INSTRUCTIONS TO FOLLOW = Return all lines in the data where the string "executed" can be found.

Stored data
———

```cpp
size_t fused_walk_enumerate(const FusedPrepArgs &p, int k, long long *head, int *slots, size_t cap)
{
  const FusedBlock fb = fused_block_info(p, k);
  const int pl = p.polyL, step = p.step, ngrp = (pl + 15) >> 4;
  const FusedWalk fw = fused_walk(fb, ngrp);
  const FusedWalk uni = {0, ngrp, fb.KA};
  const long long h[13] = {fb.i_lo, fb.cnt, fb.K, fb.KA, fb.walk < 0, fw.g_lo, fw.g_hi, fw.ka,
                           fb.cnt > 0 ? fused_walk_tiles(fw, fb.K, ngrp) : 0, fb.cnt > 0 ? fused_walk_tiles(uni, fb.K, ngrp) : 0,
                           fb.irel_lo, fb.base_li, ngrp};
  for (int i = 0; i < 13; ++i) head[i] = h[i];
  size_t n = 0;
  if (fb.cnt <= 0) return 0;
  for (int round = 0; round < 2; ++round) {
    const int kb = round ? fw.ka : 0, ke = round ? fb.K : fw.ka;
    if (ke <= kb) continue;
    const WalkRound wr = walk_round(fw, fb.K, kb, ke, ngrp);
    const int cnt = walk_round_cnt(fb, fw, ke, pl);
    for (int wave = 0; wave < 4; ++wave) {
      const int t0 = (wr.nt * wave) >> 2, t1 = (wr.nt * (wave + 1)) >> 2;
      if (t0 >= t1) continue;
      int g, c;
      walk_seek(wr, t0, g, c);
      int pc = 4 * c + walk_p0(fw, g), pend = walk_p0(fw, g) + 4 * walk_ncs(fw, fb.K, kb, ke, g);
      for (int left = t1 - t0; left > 0; --left) {
        for (int lane = 0; lane < 64; ++lane) {
          const int hi = lane >> 4, bq = (lane >> 2) & 3, jq = lane & 3, rloc = 4 * bq + hi;
          const long long a0 = p.at0 + (long long)(16 * g + 4 * bq) * step;
          const int li = walk_lane_li(fb, kb, hi, jq, step) + int(a0 / pl) + pc * step;
          const int ib = walk_lane_ib(fb, kb, jq, rloc, pl) + 16 * g + pc * pl;
          if (n < cap) {
            int *o = slots + 7 * n;
            o[0] = round, o[1] = g, o[2] = (pc - walk_p0(fw, g)) >> 2, o[3] = lane, o[4] = ib;
            o[5] = ib >= 0 && ib < cnt && 16 * g + rloc < pl;
            o[6] = li;
          }
          ++n;
        }
        if (pc + 4 == pend) {
          ++g;
          pc = walk_p0(fw, g);
          pend = pc + 4 * walk_ncs(fw, fb.K, kb, ke, g);
        } else
          pc += 4;
      }
    }
  }
  return n;
}

bool fused_fast_supported(int log2n, int log2p, int ksteps)
{
  return !knobs().no_fast && log2n == 12 && (log2p == 11 || log2p == 12) && (ksteps == 7 || ksteps == 8);
}

#define RSMP_FAST_CASE(p, ks)                                                                        \
  if (log2p == p && a.KS == ks) {                                                                    \
    if (kname) *kname = io.out64 ? RSMP_IO_NAME(io.dio, "rsmp::fused_fast", "kernel<" #p ", " #ks ", true>") \
                                 : RSMP_IO_NAME(io.dio, "rsmp::fused_fast", "kernel<" #p ", " #ks ", false>"); \
    return io.out64 ? launch_fast_t<p, ks, true>(a, io, st) : launch_fast_t<p, ks, false>(a, io, st); \
  }

hipError_t launch_fused_fast(int log2p, const FusedArgs &a, const FastIo &io, hipStream_t st, const char **kname)
{
  RSMP_FAST_CASE(11, 7) RSMP_FAST_CASE(12, 7) RSMP_FAST_CASE(11, 8) RSMP_FAST_CASE(12, 8)
  return hipErrorInvalidValue;
}

}
```

Measured before the change: 127,700 Msamples/s.
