@_on_tensor_device
def pack_conv1x1s2_split_weight(weight: torch.Tensor, xyz_offset: int = -1, out: Optional[torch.Tensor] = None) -> torch.Tensor:
    lib = _lib.load()
    w = _weight(weight)
    oc, cin, kh, kw = w.shape
    has_xyz = xyz_offset >= 0
    nbytes = lib.kbn_conv1x1s2_split_packed_weight_bytes(oc, cin - (3 if has_xyz else 0), 1 if has_xyz else 0) if (kh, kw) == (1, 1) else 0
    if nbytes == 0:
        raise KbnError(f"conv1x1s2_split needs a 1x1 weight with tensor channels % 16 == 0, got {tuple(w.shape)}")
    return _pack_into(out, nbytes, w, lambda p: lib.kbn_conv1x1s2_split_pack_weight(w.data_ptr(), p, oc, cin, int(xyz_offset), _stream()),
                      "kbn_conv1x1s2_split_pack_weight")


@_on_tensor_device
def kb_xyz_s2(depth: torch.Tensor, proj_weight: torch.Tensor, kinv: torch.Tensor, negative_slope: Optional[float] = 0.2,
              out: Optional[torch.Tensor] = None) -> torch.Tensor:
    lib = _lib.load()
    dptr, dbs = _planes(depth, "depth")
    n, cd, h, w = depth.shape
    oh, ow = (h + 1) // 2, (w + 1) // 2
    pw = proj_weight.detach().contiguous()
    if pw.numel() != cd or tuple(kinv.shape) != (n, 3, 3) or not kinv.is_contiguous():
        raise KbnError("kb_xyz_s2: proj_weight must hold one weight per depth channel, kinv must be a dense N x 3 x 3")
    if out is None:
        out = torch.empty((n, 3, oh, ow), device=depth.device, dtype=torch.float32)
    optr, obs = _planes(out, "xyz")
    check(_launch("kb_xyz", 2.0 * n * oh * ow * cd,
                  lambda: lib.kbn_kb_xyz_s2_forward(dptr, dbs, cd, h, w, pw.data_ptr(), kinv.data_ptr(), *_act_args(negative_slope),
                                                    optr, obs, n, _stream()), nbytes=4.0 * n * oh * ow * (cd + 3)), "kbn_kb_xyz_s2_forward")
    return out


@_on_tensor_device
def conv1x1s2_split(srcs: List[ConvSrc], packed_weight: torch.Tensor, xyz: Optional[torch.Tensor], n: int, out_channels: int,
                    height: int, width: int, out: torch.Tensor, negative_slope: Optional[float] = 0.2, act_exponent: int = -6,
                    out_absmax: Optional[torch.Tensor] = None):
    lib = _lib.load()
    arr = (ConvSrc * len(srcs))(*srcs)
    optr, obs = _planes(out, "out")
    if tuple(out.shape) != (n, out_channels, height, width):
        raise KbnError(f"out has shape {tuple(out.shape)}, expected {(n, out_channels, height, width)}")
    xptr, xbs = (None, 0)
    if xyz is not None:
        if tuple(xyz.shape) != (n, 3, height, width):
            raise KbnError(f"xyz has shape {tuple(xyz.shape)}, expected {(n, 3, height, width)}")
        xptr, xbs = _planes(xyz, "xyz")
    cin = sum(s.channels for s in srcs)
    flops = 2.0 * n * height * width * (cin + (3 if xyz is not None else 0)) * out_channels
    executed = 3 * 2.0 * n * (-(-height // 8) * 8) * (-(-width // 32) * 32) * cin * (-(-out_channels // 128) * 128)
    if not _launched("kbn_conv1x1s2_split_forward", "conv_split_1x1s2", flops,
                     lambda: lib.kbn_conv1x1s2_split_forward(arr, len(srcs), packed_weight.data_ptr(), xptr, xbs, optr, obs, n,
                                                             out_channels, height, width, max(-60, min(60, int(act_exponent))),
                                                             *_act_args(negative_slope), _slot_ptr(out_absmax, n), _stream()),
                     executed=executed, pipe="fp16",
                     nbytes=4.0 * n * height * width * (cin + (3 if xyz is not None else 0) + out_channels)):
        return None
    return out


@_on_tensor_device
def pack_kb1_front_weight(w_conv0: torch.Tensor, w_conv_image: torch.Tensor, w_conv_fused: torch.Tensor,
                          out: Optional[torch.Tensor] = None) -> Optional[torch.Tensor]:
    lib = _lib.load()
    w0, wi, wf = _weight(w_conv0, "w_conv0"), _weight(w_conv_image, "w_conv_image"), _weight(w_conv_fused, "w_conv_fused")
    f0, c = w0.shape[0], w0.shape[1]
    fi = wi.shape[0]
    if tuple(w0.shape[2:]) != (3, 3) or tuple(wi.shape) != (fi, f0, 3, 3) or tuple(wf.shape) != (fi, f0 + 3, 1, 1):
        return None
    nbytes = lib.kbn_kb1_front_packed_weight_bytes(c, f0, fi)
    if nbytes == 0:
        return None
    return _pack_into(out, nbytes, w0, lambda p: lib.kbn_kb1_front_pack_weight(w0.data_ptr(), wi.data_ptr(), wf.data_ptr(), p, c, f0, fi, _stream()),
                      "kbn_kb1_front_pack_weight")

———

WRITTEN REPLY =
    executed = 3 * 2.0 * n * (-(-height // 8) * 8) * (-(-width // 32) * 32) * cin * (-(-out_channels // 128) * 128)
                     executed=executed, pipe="fp16",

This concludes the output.